Jak sam mówi, Charles Pic ma dobre wspomnienia z Montrealu. „Ścigałem się po raz pierwszy w Kanadzie w zeszłym roku i był to jeden z moich najlepszych wyścigów w sezonie, nie tyle jeśli chodzi o surowe wyniki (20. miejsce w 2012 r. na mecie, przyp. red.) ale przede wszystkim ze względu na atmosferę na torze, która była naprawdę świetna”. Według kierowcy Caterhama spotkanie w Quebecu jest jednym z tych, które budzi tam największy entuzjazm. „Jeździmy na niektóre Grand Prix, gdzie tor jest pełen kibiców od czwartkowego poranka, a Montreal jest jednym z nich. Myślę, że Jacques i Gilles Villeneuve byli bohaterami F1 koniecznie wyjątkowe dla fanów Montrealu, ale myślę, że przede wszystkim to uwielbiają! »
Poza atmosferą Drômois wyjaśnia, że jest to tor pełen wyzwań. „Tor jest prawdziwym wyzwaniem.
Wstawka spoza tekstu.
template <int mode>
__global__ __launch_bounds__(WAVE, PG_WAVES(8, u64)) void pg_search_exact_kernel(PgDevRef ref, PgDevParams prm, PgDevBatch B,
                                                                               uint32_t max_len, uint32_t levels)
{
    constexpr int NB = 8;
    typedef u64 Id;
    __shared__ Lds<NB, Id> lds;
    const int lane = threadIdx.x;
    for (int L = lane; L < 64 * NB + 64; L += WAVE) lds.mm_tab[L] = (uint8_t)max_mismatch_at(prm.mm_bp, L);
    PG_SYNC();
    Search S;
    S.queue = lds.queue;
    S.win = lds.win;
    S.bufA = lds.bufA;
    S.bufB = lds.bufB;
    S.hdrB = lds.hdrB;
    S.ringB = lds.ringB;
    S.accB = lds.accB;
    S.mm_tab = lds.mm_tab;
    S.chr_tab = lds.chr_tab;
    u64 *qplanes = lds.qp;
    if (lane < 8 * NB) qplanes[lane] = 0ull;
#ifdef PG_TIMING
    S.t_acc = lds.t_acc;
    S.t_last = &lds.t_last;
    S.t_base = 1;
#endif
    const uint32_t n_list = *KA(B, exact_count), first = KA(B, first_read), n = KA(B, n_reads);
    const uint32_t *list = KA(B, exact_list);
    for (uint32_t i = blockIdx.x; i < n_list; i += gridDim.x) {
        const uint32_t rid = (u32)uni((int)list[i]);
        if (rid - first >= n) continue;
        u32 res = 0u;
        const u32 shard = blockIdx.x & (PG_POOL_SHARDS - 1u);
        uint32_t *cur = KA(B, pool_used) + shard * 16u;
        if (lane == 0) res = atomicAdd(cur, (u32)PG_RESERVE);
        res = (u32)uni((int)res);
        const u32 res_fits = (u64)res + (u64)PG_RESERVE <= (u64)KA(B, pool_shard_cap) ? 1u : 0u;
        res += shard * KA(B, pool_shard_cap);
        search_read<NB, 5, Id, mode, false, true>(ref, prm, B, S, qplanes, rid, 0, lane_now(), res, res_fits);
    }
}
extern "C" int pg_launch_search_exact(const PgDevRef *ref, const PgDevParams *prm, const PgDevBatch *batch, int mode,
                                      uint32_t max_len, uint32_t levels, void *stream, PgLaunchRec *rec)
{
    if (rec) *rec = PgLaunchRec{};
    if (batch->n_reads == 0 || !batch->exact_list) return 0;
    if (rec) *rec = PgLaunchRec{PG_KERNEL_EXACT, 0, 0, 0, mode == PG_MODE_BOTH || mode == PG_MODE_CLOSE ? mode : PG_MODE_FAR, 0, 0};
    hipStream_t st = (hipStream_t)stream;
    const dim3 grid(64), block(WAVE);
    if (mode == PG_MODE_BOTH)
        hipLaunchKernelGGL((pg_search_exact_kernel<PG_MODE_BOTH>), grid, block, 0, st, *ref, *prm, *batch, max_len, levels);
    else if (mode == PG_MODE_CLOSE)
        hipLaunchKernelGGL((pg_search_exact_kernel<PG_MODE_CLOSE>), grid, block, 0, st, *ref, *prm, *batch, max_len, levels);
    else
        hipLaunchKernelGGL((pg_search_exact_kernel<PG_MODE_FAR>), grid, block, 0, st, *ref, *prm, *batch, max_len, levels);
    return (int)hipGetLastError();
}

static_assert(offsetof(PgKArgs, ref) == 0 && offsetof(PgKArgs, prm) == sizeof(PgDevRef) && alignof(PgDevRef) == 8 && alignof(PgDevParams) == 4 &&
              offsetof(PgKArgs, B) == ((sizeof(PgDevRef) + sizeof(PgDevParams) + 7) & ~(size_t)7) &&
              offsetof(PgKArgs, max_len) == offsetof(PgKArgs, B) + sizeof(PgDevBatch) && offsetof(PgKArgs, levels) == offsetof(PgKArgs, max_len) + 4,
              "PgKArgs mirrors the kernarg segment of pg_search_kernel(PgDevRef, PgDevParams, PgDevBatch, uint32_t, uint32_t)");
__global__ void pg_kargs_check_kernel(PgDevRef ref, PgDevParams prm, PgDevBatch B, uint32_t max_len, uint32_t levels)
{
    u32 bad = 0u;
#define PG_CHK(obj, m) bad += (u64)KA(obj, m) != (u64)obj.m ? 1u : 0u
    PG_CHK(ref, lo); PG_CHK(ref, hi); PG_CHK(ref, nn); PG_CHK(ref, chr_word_off); PG_CHK(ref, chr_size); PG_CHK(ref, n_chr);
    PG_CHK(prm, max_range_index); PG_CHK(prm, add_mm); PG_CHK(prm, min_perfect); PG_CHK(prm, min_close); PG_CHK(prm, spacer);
    PG_CHK(B, n_reads); PG_CHK(B, first_read); PG_CHK(B, in); PG_CHK(B, out); PG_CHK(B, seq); PG_CHK(B, planes); PG_CHK(B, plane_blocks);
    PG_CHK(B, bd); PG_CHK(B, pool); PG_CHK(B, pool_shard_cap); PG_CHK(B, pool_used); PG_CHK(B, work_ctr); PG_CHK(B, claim);
    PG_CHK(B, exact_list); PG_CHK(B, exact_count); PG_CHK(B, thr_tab); PG_CHK(B, soa);
#undef PG_CHK
    {
        const u32 *glo, *ghi, *gnn;
        karg_load3<(int)offsetof(PgKArgs, ref.lo)>(glo, ghi, gnn);
        bad += (glo != ref.lo ? 1u : 0u) + (ghi != ref.hi ? 1u : 0u) + (gnn != ref.nn ? 1u : 0u);
    }
    bad += karg_load<uint32_t>((int)offsetof(PgKArgs, max_len)) != max_len ? 1u : 0u;
    bad += karg_load<uint32_t>((int)offsetof(PgKArgs, levels)) != levels ? 1u : 0u;
    if (threadIdx.x == 0) *B.work_ctr = bad;
}
extern "C" int pg_debug_kargs_check(const PgDevRef *ref, const PgDevParams *prm, const PgDevBatch *batch, uint32_t max_len, uint32_t levels,
                                    uint32_t *scratch_dev, void *stream)
{
    PgDevBatch b = *batch;
    b.work_ctr = scratch_dev;
    hipStream_t st = (hipStream_t)stream;
    hipLaunchKernelGGL(pg_kargs_check_kernel, dim3(1), dim3(WAVE), 0, st, *ref, *prm, b, max_len, levels);
    uint32_t bad = ~0u;
    if (hipMemcpyAsync(&bad, scratch_dev, sizeof bad, hipMemcpyDeviceToHost, st) != hipSuccess || hipStreamSynchronize(st) != hipSuccess) return -1;
    return (int)bad;
}

template <int NB, int NS, typename Id, bool DEF>
static void note_search(PgLaunchRec *rec, int *n_rec, int mode, const PgDevBatch *batch)
{
    if (rec && *n_rec < PG_LAUNCH_RECS_MAX)
        rec[(*n_rec)++] = PgLaunchRec{PG_KERNEL_SEARCH, NB, NS, (int32_t)(8 * sizeof(Id)), mode, DEF ? 1 : 0, batch->soa ? 1 : 0};
}

template <int NB, int NS, typename Id, bool DEF>
static void launch_modes(const PgDevRef *ref, const PgDevParams *prm, const PgDevBatch *batch, int mode,
                         uint32_t max_len, uint32_t levels, hipStream_t st, unsigned lds_pad, dim3 grid, dim3 block,
                         PgLaunchRec *rec, int *n_rec)
{
    const bool fused = !pg_env_switches()->split_launch;
    if (mode == PG_MODE_BOTH && fused) {
        hipLaunchKernelGGL((pg_search_kernel<NB, NS, Id, PG_MODE_BOTH, DEF>), grid, block, lds_pad, st,
                           *ref, *prm, *batch, max_len, levels);
        note_search<NB, NS, Id, DEF>(rec, n_rec, PG_MODE_BOTH, batch);
        return;
    }
#ifdef PG_ONLY_BENCH
    abort();
#else
    if (mode & PG_MODE_CLOSE) {
        hipLaunchKernelGGL((pg_search_kernel<NB, NS, Id, PG_MODE_CLOSE, DEF>), grid, block, lds_pad, st,
                           *ref, *prm, *batch, max_len, levels);
        note_search<NB, NS, Id, DEF>(rec, n_rec, PG_MODE_CLOSE, batch);
    }
    if (mode & PG_MODE_FAR) {
        if (mode & PG_MODE_CLOSE) (void)hipMemsetAsync(batch->work_ctr, 0, PG_N_XCD * 16u * sizeof(uint32_t), st);
        hipLaunchKernelGGL((pg_search_kernel<NB, NS, Id, PG_MODE_FAR, DEF>), grid, block, lds_pad, st,
                           *ref, *prm, *batch, max_len, levels);
        note_search<NB, NS, Id, DEF>(rec, n_rec, PG_MODE_FAR, batch);
    }
#endif
}

template <int NB, int NS>
static bool launch_fixed(const PgDevRef *ref, const PgDevParams *prm, const PgDevBatch *batch, uint32_t max_len, uint32_t levels,
                         hipStream_t st, unsigned lds_pad, dim3 grid, dim3 block, uint32_t len)
{
    if (len == 0u || len != max_len || levels != pg_fixed_len_row(len).lvl >> 24) return false;
#define PG_FIXED(nb, ns, L)                                                                                                           \
    if constexpr (NB == nb && NS == ns)                                                                                               \
        if (len == L) {                                                                                                               \
            hipLaunchKernelGGL((pg_search_fixed_kernel<nb, ns, L>), grid, block, lds_pad, st, *ref, *prm, *batch, max_len, levels);   \
            return true;                                                                                                              \
        }
    PG_FIXED(2, 3, 100)
    PG_FIXED(2, 3, 101)
    PG_FIXED(3, 3, 150)
    PG_FIXED(3, 3, 151)
#undef PG_FIXED
    return false;
}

Jest to tor półmiejski, ze zjeżdżalniami bardzo blisko siebie na dużej części okrążenia i bardzo technicznym projektem. Nawierzchnia nie jest szorstka, a w piątkowy poranek przyczepność jest niewielka. Przyczepność ewoluuje przez cały weekend, ale mimo wszystko opony pozostają trudne, a kontrolowanie poziomu degradacji będzie jeszcze ważniejsze niż zwykle?– ostrzega Francuz.
„Jest kilka bardzo trudnych momentów hamowania i trzeba być w stanie je naprawdę mocno zaatakować, aby uzyskać dobry czas. Trzeba umieć podejść do krawężników otwarcie, aby utrzymać prędkość i zaoszczędzić czas. » Dwa obszary, na których francuski kierowca skupi się podczas wolnych treningów „aby mieć pewność, że będziemy w stanie szczerze atakować, nie tracąc stabilności i równowagi”. „Jeśli uda Ci się dobrze opanować wszystkie te elementy, to na koniec każdego okrążenia poczujesz prawdziwą satysfakcję, bo wszystko dzieje się bardzo szybko, a przyjemność, jaką odczuwasz w samochodzie F1, jest ogromna! », podsumowuje Charles Pic.
komentarze
*Przestrzeń zarezerwowana dla zalogowanych użytkowników. Proszę vous connecter aby móc odpowiedzieć lub opublikować komentarz!